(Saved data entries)
= Beginning of Section =

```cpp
struct XdSink { unsigned long long* mismatches; uint32_t* first_bad; };
TD uint64_t xd_hash ( uint64_t x ) { x += 0x9e3779b97f4a7c15ull; x = ( x ^ ( x >> 30 ) ) * 0xbf58476d1ce4e5b9ull; x = ( x ^ ( x >> 27 ) ) * 0x94d049bb133111ebull; return x ^ ( x >> 31 ); }
TD float xd_float_in ( uint32_t h, uint32_t lo, uint32_t span ) { return __uint_as_float ( ( h & 0x807fffffu ) | ( ( lo + ( ( h >> 23 ) & 0xffu ) % span ) << 23 ) ); }
TD bool xd_same ( float h, float p ) { return __float_as_uint ( h ) == __float_as_uint ( p ) || ( h != h && p != p ); }
TD void xd_check ( const XdSink& s, V3 in, V3 h, V3 p ) {
    if ( xd_same ( h.x, p.x ) && xd_same ( h.y, p.y ) && xd_same ( h.z, p.z ) ) return;
    const unsigned long long slot = atomicAdd ( s.mismatches, 1ull );
    if ( slot < 16ull ) {
        uint32_t* r = s.first_bad + 9 * slot;
        r[0] = __float_as_uint ( in.x ); r[1] = __float_as_uint ( in.y ); r[2] = __float_as_uint ( in.z );
        r[3] = __float_as_uint ( h.x ); r[4] = __float_as_uint ( h.y ); r[5] = __float_as_uint ( h.z );
        r[6] = __float_as_uint ( p.x ); r[7] = __float_as_uint ( p.y ); r[8] = __float_as_uint ( p.z );
    }
}
TD void xd_pair ( const XdSink& s, float x, float d ) { xd_check ( s, v3 ( x, d, 0.f ), v3 ( div_exact_r ( x, d, rcp_exact ( d ) ), 0.f, 0.f ), v3 ( x / d, 0.f, 0.f ) ); }
template <int OP>
__global__ __launch_bounds__ ( 256 ) void k_exact_div ( const float* a, const float* b, const float* c, unsigned long long first, unsigned long long count, float D, float R, unsigned long long seed,
                                                        uint32_t* helper_bits, uint32_t* plain_bits, XdSink s ) {
    const unsigned long long stride = ( unsigned long long ) gridDim.x * blockDim.x;
    for ( unsigned long long i = ( unsigned long long ) blockIdx.x * blockDim.x + threadIdx.x; i < count; i += stride ) {
        const unsigned long long k = first + i;
        const uint64_t h0 = xd_hash ( seed ^ ( k * 0xd1342543de82ef95ull ) ), h1 = xd_hash ( h0 );
        if ( OP == 3 ) {
            const float d = xd_float_in ( ( uint32_t ) h0, 107u, 40u ), q = xd_float_in ( ( uint32_t ) ( h0 >> 32 ), 107u, 40u );
            const double half_ulp = ( double ) __uint_as_float ( ( __float_as_uint ( q ) & 0x7f800000u ) - ( 24u << 23 ) );
            const double target = ( double ) q + ( double ) ( ( int ) ( k % 3ull ) - 1 ) * half_ulp;
            const float x = ( float ) ( ( double ) d * target );
            xd_pair ( s, x, d );
            xd_pair ( s, __uint_as_float ( __float_as_uint ( x ) + 1u ), d );
            xd_pair ( s, __uint_as_float ( __float_as_uint ( x ) - 1u ), d );
            continue;
// ... 127 lines not shown
    int i = blockIdx.x * blockDim.x + threadIdx.x;
    if ( i >= nseeds ) return;
    StratifiedSampler s; stratified_init ( s, seeds[i], strata, samples );
    for ( int j = 0; j < n; ++j ) { float a, b; stratified_next_pair ( s, a, b ); out2[ ( ( size_t ) i * n + j ) * 2] = a; out2[ ( ( size_t ) i * n + j ) * 2 + 1] = b; }
}
hipError_t terra_unit_stratified ( const uint32_t* seeds, int nseeds, int strata, int samples, int n, float* out2 ) {
    hipLaunchKernelGGL ( k_stratified, UNIT_GRID ( nseeds ), 0, 0, seeds, nseeds, strata, samples, n, out2 );
    return hipGetLastError();
}
__global__ void k_halton ( int first, int n, float* out2 ) {
    int i = blockIdx.x * blockDim.x + threadIdx.x;
    if ( i >= n ) return;
    float a, b; halton_pair ( first + i, a, b );
    out2[2 * i] = a; out2[2 * i + 1] = b;
}
hipError_t terra_unit_halton ( int first, int n, float* out2 ) {
    hipLaunchKernelGGL ( k_halton, UNIT_GRID ( n ), 0, 0, first, n, out2 );
    return hipGetLastError();
}
__global__ void k_dist_rows ( const float* f, uint32_t nx, uint32_t ny, float* cdf, float* integrals, uint32_t* monotone ) {
    uint32_t r = blockIdx.x * blockDim.x + threadIdx.x;
    if ( r >= ny ) return;
    integrals[r] = distribution_row_init ( f + ( size_t ) nx * r, nx, cdf + ( size_t ) nx * r, monotone + r );
}
__global__ void k_dist_marginal ( uint32_t ny, float* integrals, float* mcdf, uint32_t* monotone ) {
    if ( blockIdx.x || threadIdx.x ) return;
    integrals[ny] = distribution_row_init ( integrals, ny, mcdf, monotone + ny );
}
__global__ void k_dist_sample_1d ( const float* f, const float* cdf, uint32_t n, const float* integral, const uint32_t* monotone, const float* e, int m, float* x, float* pdf, uint32_t* idx ) {
    int i = blockIdx.x * blockDim.x + threadIdx.x;
    if ( i >= m ) return;
    DevDistribution1D d = { f, cdf, n, integral[0], monotone[0] };
    float p = 0.f; uint32_t k = 0;
    x[i] = distribution_sample ( d, e[i], &p, &k );
    pdf[i] = p; idx[i] = k;
}
__global__ void k_dist_sample_2d ( const float* f, const float* cdf, uint32_t nx, uint32_t ny, const float* integrals, const float* mcdf, const uint32_t* monotone, const float* e12, int m, float* xy2, float* pdf ) {
    int i = blockIdx.x * blockDim.x + threadIdx.x;
    if ( i >= m ) return;
    DevDistribution1D marginal = { integrals, mcdf, ny, integrals[ny], monotone[ny] };
    float p0 = 0.f, p1 = 0.f; uint32_t row = 0;
    const float s1 = distribution_sample ( marginal, e12[2 * i], &p0, &row );
    if ( s1 == FLT_MAX ) { xy2[2 * i] = xy2[2 * i + 1] = FLT_MAX; pdf[i] = 0.f; return; }
    DevDistribution1D cond = { f + ( size_t ) nx * row, cdf + ( size_t ) nx * row, nx, integrals[row], monotone[row] };
    const float s2 = distribution_sample ( cond, e12[2 * i + 1], &p1, nullptr );
    xy2[2 * i] = s1; xy2[2 * i + 1] = s2; pdf[i] = p0 * p1;
}
hipError_t terra_unit_distribution_1d ( const float* f, uint32_t n, float* cdf, float* integral, uint32_t* monotone, const float* e, int m, float* x, float* pdf, uint32_t* idx ) {
    hipLaunchKernelGGL ( k_dist_rows, dim3 ( 1 ), dim3 ( 64 ), 0, 0, f, n, 1u, cdf, integral, monotone );
    if ( m > 0 ) hipLaunchKernelGGL ( k_dist_sample_1d, UNIT_GRID ( m ), 0, 0, f, cdf, n, integral, monotone, e, m, x, pdf, idx );
    return hipGetLastError();
}
hipError_t terra_unit_distribution_2d ( const float* f, uint32_t nx, uint32_t ny, float* cdf, float* integrals, float* mcdf, uint32_t* monotone, const float* e12, int m, float* xy2, float* pdf ) {
    hipLaunchKernelGGL ( k_dist_rows, UNIT_GRID ( ny ), 0, 0, f, nx, ny, cdf, integrals, monotone );
    hipLaunchKernelGGL ( k_dist_marginal, dim3 ( 1 ), dim3 ( 64 ), 0, 0, ny, integrals, mcdf, monotone );
    if ( m > 0 ) hipLaunchKernelGGL ( k_dist_sample_2d, UNIT_GRID ( m ), 0, 0, f, cdf, nx, ny, integrals, mcdf, monotone, e12, m, xy2, pdf );
    return hipGetLastError();
}
__global__ void k_dist_pdf_2d ( const float* f, uint32_t nx, uint32_t ny, const float* integrals, const float* xy2, int m, float* pdf ) {
    int i = blockIdx.x * blockDim.x + threadIdx.x;
    if ( i >= m ) return;
    const float v = xy2[2 * i], u = xy2[2 * i + 1];
    uint32_t row = v > 0.f ? ( uint32_t ) ( v * ( float ) ny ) : 0u, col = u > 0.f ? ( uint32_t ) ( u * ( float ) nx ) : 0u;
    row = row < ny - 1u ? row : ny - 1u; col = col < nx - 1u ? col : nx - 1u;
    pdf[i] = distribution_2d_prob ( f, integrals, nx, integrals[ny], row, col );
}
hipError_t terra_unit_distribution_2d_pdf ( const float* f, uint32_t nx, uint32_t ny, float* cdf, float* integrals, float* mcdf, uint32_t* monotone, const float* xy2, int m, float* pdf ) {
    hipLaunchKernelGGL ( k_dist_rows, UNIT_GRID ( ny ), 0, 0, f, nx, ny, cdf, integrals, monotone );
    hipLaunchKernelGGL ( k_dist_marginal, dim3 ( 1 ), dim3 ( 64 ), 0, 0, ny, integrals, mcdf, monotone );
    if ( m > 0 ) hipLaunchKernelGGL ( k_dist_pdf_2d, UNIT_GRID ( m ), 0, 0, f, nx, ny, integrals, xy2, m, pdf );
    return hipGetLastError();
}

__global__ __launch_bounds__ ( 256 ) void terra_sincos24_kernel ( float2* table ) {
    const uint32_t k = blockIdx.x * 256u + threadIdx.x;
    float sn, cs;
    tdm_sincosf_pair ( 2 * TERRA_PI_F * ( ( float ) k * 0x1p-24f ), sn, cs );
    table[k] = make_float2 ( cs, sn );
}
hipError_t terra_fill_sincos24 ( float2* table, hipStream_t stream ) {
    hipLaunchKernelGGL ( terra_sincos24_kernel, dim3 ( ( 1u << 24 ) / 256u ), dim3 ( 256 ), 0, stream, table );
    return hipGetLastError();
}
```

### terra_amd/runtime.py

```python
from __future__ import annotations

import ctypes as C
from pathlib import Path
from typing import Optional, Tuple

import numpy as np

from . import api, scenes

HERE = Path(__file__).resolve().parent
import os as _os
LIB_PATH = Path(_os.environ.get("TERRA_AMD_LIB", HERE / "libterra_amd.so"))

_lib: Optional[api.TerraLib] = None


class TerraAmdError(RuntimeError):
    pass


class Stats(C.Structure):
    _fields_ = [(n, C.c_uint64) for n in ("rays", "nodes", "box_tests", "tri_tests", "hits", "samples", "rand_calls", "attr_fetches", "pixels", "launches", "tri_culled")]

    def as_dict(self):
        return {n: int(getattr(self, n)) for n, _ in self._fields_}


class TraversalInfo(C.Structure):
    _fields_ = [("tree_mode", C.c_int), ("fast_tree", C.c_int), ("fast_tree_built_on_device", C.c_int), ("leaf_cull", C.c_int), ("lds_resident", C.c_int), ("max_coordinate", C.c_float), ("max_coordinate_allowed", C.c_float), ("note", C.c_char * 256),
                ("last_call", C.c_int), ("camera_limit", C.c_float)]
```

= End of Section =

▶ [To do]:
Wherever a line holds the word "cond", copy that line out of the entries above.

▶ [Response below]:
    DevDistribution1D cond = { f + ( size_t ) nx * row, cdf + ( size_t ) nx * row, nx, integrals[row], monotone[row] };
    const float s2 = distribution_sample ( cond, e12[2 * i + 1], &p1, nullptr );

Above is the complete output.